Build
Testing your strategy
Before a strategy touches any market data, it has to prove itself against a fixed set of required tests. This page explains what each test is for in plain terms, how to run the suite, and why the Preview and Backtest buttons stay locked until it is green.
Why tests come first
A backtest can only tell you about your idea if the code faithfully implements the idea. The required tests are how you (and the platform) know it does: they pin down the strategy's behavior on small, hand-crafted data windows where the right answer is known. They also encode the failure modes that quietly ruin backtests — looking ahead, mishandling session boundaries, resolving an ambiguous bar optimistically — so that a strategy which cheats, even accidentally, fails loudly before it produces a single misleading statistic.
The twelve required test cases
Every strategy workspace ships with a test file that names twelve required cases — the test taxonomy. They start as deliberate failures (“write me” stubs); your job is to make each one real. In plain terms:
| Case | What it proves |
|---|---|
unit | Your pure helper functions compute what you think they compute. |
synthetic_fixtures | You built the small synthetic data windows the other tests replay. |
positive_setup | A data window that must produce your setup… does. |
negative_setup | A near-miss window that must not produce a setup… doesn't. This is the test that keeps your pattern from matching everything. |
no_lookahead | Reading future data raises the lookahead alarm, and your decisions don't change when future rows are removed — the strategy genuinely doesn't peek. |
session_cutoff | A setup that appears too late in the session is not traded. |
stop_first | When a single bar touches both your stop and your target, the trade resolves stop-first — the pessimistic reading. |
target_first | A clean target-first path books the target correctly. |
missing_data | A gap in required data degrades safely — no crash, no fabricated values. |
chart_annotations_exist | Every setup draws something on the chart, so previews are always inspectable. |
data_quality_edge | A data-quality edge case (a bad tick, a daylight-saving day) is handled. |
roll_session_edge | A contract-roll or session-edge window is handled. |
Write the negative test with love
Most strategies fail in the market not because the pattern doesn't work but
because the code sees the pattern where it isn't. negative_setup —
the near-miss that must not trade — is where you encode that judgment.
Running the tests
- Cut a version first. Tests run against a specific version of your code, cut from the snapshot timeline. If you haven't cut one, the Run Tests button says so: “Cut a plugin version first.”

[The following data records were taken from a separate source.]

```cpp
int tepose_filter_slerp(const float* rotmat_in, float* rotmat_out, int N, int J, double ratio, void* stream) {
  if (!rotmat_in || !rotmat_out || N < 1 || J < 1) return TEPOSE_E_ARG;
  CK(launch_slerp_smooth(rotmat_in, rotmat_out, N, J, ratio, (hipStream_t)stream));
  return 0;
}

int tepose_rotmat_to_angle_axis(const float* R, int N, float* aa, void* stream) {
  if (!R || !aa || N < 1) return TEPOSE_E_ARG;
  CK(launch_rotmat_to_aa(R, N, aa, (hipStream_t)stream));
  return 0;
}

int tepose_rot6d_to_rotmat(const float* x6, int N, float* R, void* stream) {
  if (!x6 || !R || N < 1) return TEPOSE_E_ARG;
  CK(launch_rot6d_to_rotmat(x6, N, R, (hipStream_t)stream));
  return 0;
}

size_t tepose_gemm_h3_workspace_bytes(int M, int N, int K) {
  if (M < 1 || N < 1 || K < 1) return 0;
  const size_t a = gemm_h3_ws_bytes(M, N, K), b = gemm_h3s_ws_bytes(M, N, K);
  return a > b ? a : b;
}

int tepose_gemm_h3_f32(const float* A, long lda, const float* W, long ldw, const float* bias, float* C, long ldc,
                       int M, int N, int K, void* workspace, size_t ws_bytes, void* stream) {
  if (!A || !W || !C || !workspace || M < 1 || N < 1 || K < 1) return TEPOSE_E_ARG;
  if (K % 32 != 0) return TEPOSE_E_SHAPE;
  if (ws_bytes < gemm_h3_ws_bytes(M, N, K)) return TEPOSE_E_WORKSPACE;
  const char* pe = getenv("TEPOSE_H3S");
  const Options opt = options_from_env();
  if (pe && pe[0] && std::string(pe) != "0" && std::string(pe).rfind("skinny", 0) != 0 && ws_bytes >= gemm_h3s_ws_bytes(M, N, K)) {
    CK(launch_gemm_h3s_f32(A, lda, W, ldw, C, ldc, M, N, K, 256.f, 16384.f, workspace, (hipStream_t)stream, opt, bias, std::string(pe) == "mid" ? 1 : 0));
    return 0;
  }
  CK(launch_gemm_h3_f32(A, lda, W, ldw, bias, C, ldc, M, N, K, workspace, (hipStream_t)stream, opt, pe && std::string(pe) == "skinny" ? 1 : 0));
  return 0;
}

size_t tepose_gemm_workspace_bytes(int N, int K) {
  if (N < 1 || K < 1) return 0;
  return (size_t)round_up(N, 128) * round_up(K, 32) * sizeof(float) + 256;
}

int tepose_gemm_f32(const float* A, long lda, const float* W, long ldw, const float* bias, float* C, long ldc,
                    int M, int N, int K, int relu_a, void* workspace, size_t ws_bytes, void* stream) {
  if (!A || !W || !C || !workspace || M < 1 || N < 1 || K < 1) return TEPOSE_E_ARG;
  if (lda % 4 != 0 || ((uintptr_t)A & 15) != 0 || K % 32 != 0) return TEPOSE_E_SHAPE;
  if (ws_bytes < tepose_gemm_workspace_bytes(N, K)) return TEPOSE_E_WORKSPACE;
  hipStream_t s = (hipStream_t)stream;
  float* wp = (float*)workspace;
  CK((hipError_t)pack(W, ldw, N, K, wp, round_up(N, 128), K, 0, 0, 0, 1, s));
  const GemmArgs g{A, lda, wp, K, C, ldc, bias, nullptr, 0, 1.f, M, N, relu_a};
  CK(launch_gemm(g, s, options_from_env()));
  return 0;
}

}
```

### tepose_amd/csrc/blob.hip

```cpp
#include <algorithm>

#include "hmr.h"
#include "model.h"

using namespace tepose;

namespace {

constexpr size_t kAlignF = 64;

size_t take(size_t& cur, size_t n) {
  const size_t o = cur;
  cur = align_up(cur + n, kAlignF);
  return o;
}

void take_w(size_t& cur, Weight& w, size_t Np, size_t Kp, size_t nb = 0) {
  w.Np = (int)Np; w.Kp = (int)Kp;
  w.w = take(cur, Np * Kp);
  if (nb) w.b = take(cur, nb);
}

void plane(tepose_model* m, size_t& cur, Owner owner, Weight& dst, int rows, size_t R, Fmt f, const Weight* src = nullptr, int k0 = 0) {
  if (f == Fmt::scaled) { dst.s = take(cur, R * dst.Kp); dst.Rs = (int)R; }
// ... 215 lines not shown
    CK(launch_dmm(G3, 1, S, B + m->init, 0, 1, nullptr, 0, nullptr, 0, t2, 1, S, 1, S, 1.0, 0, s));
    CK(launch_dmm(Ss, 1, S, c, 1, 1, t2, 1, nullptr, 0, k0, 1, S, 1, S, 1.0, 0, s));
    CK(launch_d2f_pad(Mf, kFeat, S, kFeat, B + m->mf.w, m->mf.Np, m->mf.Kp, s));
    CK(launch_d2f_pad(k0, S, 1, S, B + m->mf.b, 1, kState, s));
    CK((hipError_t)derive_planes(m, Owner::collapsed_regressor, s));
    CK(hipStreamSynchronize(s));
    return 0;
  };
  const int rc = run();
  (void)hipFree(d);
  if (rc) return rc;
  bool ok = false;
  CK((hipError_t)range_check(m, m->mf.w, m->mf.p, &ok, s));
  m->reg_collapsed = ok;
  return 0;
}
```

- Press Run Tests. The suite is queued (you'll see “Test suite queued”) and runs in an isolated environment against your saved code — the same code, byte for byte, that a later run would use.
- Read the results in the Tests panel. A summary line — e.g. “14 passed · 1 failed · 0 skipped · taxonomy INCOMPLETE” — sits above a per-case table with the case name, its taxonomy tag, the outcome, the duration and the failure message. “Taxonomy complete” means every one of the twelve required cases exists and ran.
Green means: all cases passed and the taxonomy is complete. A passing suite with a missing case is not green — a strategy can't skip the lookahead test just by deleting it.
Why Preview and Backtest unlock only when tests are green
The Preview and Backtest buttons are gated on the latest test results for the code version you're running. Until the suite is green, they are disabled, and the tooltip tells you exactly why:
- “Tests gate closed: no suite run recorded — Run Tests first.”
- “Tests gate closed: required taxonomy cases are missing.”
- “Tests gate closed: 2 failing case(s).”
The launch dialog repeats the gate with a status line — “Tests gate: green — 14 passed / 0 failed, taxonomy complete” — so you always know what the gate saw.
The reasoning: a preview or backtest of untested code produces numbers that look exactly like evidence but may just be bugs. The gate makes the cheap, fast check (seconds of tests on synthetic fixtures) a hard prerequisite for the expensive, persuasive one (minutes of running on market data). It's the same discipline a good quant team enforces socially — here it's built in.
Previews are slightly less locked than backtests
A tests-green version can run a bounded preview (a few sessions) right away. Full backtests additionally require the version to be explicitly approved — a deliberate human sign-off — before they can launch. The launch dialog explains the approval status whenever it blocks you.
When a test fails
- Read the Message column first — scaffolded stubs fail with a description of what you're supposed to build; real failures show the assertion that broke.
- Fix the code (or the test, if the test encoded the wrong expectation — you own both), save, cut a version and run again.
- Remember the suite runs your saved files — the autosave chip should read Saved before you run.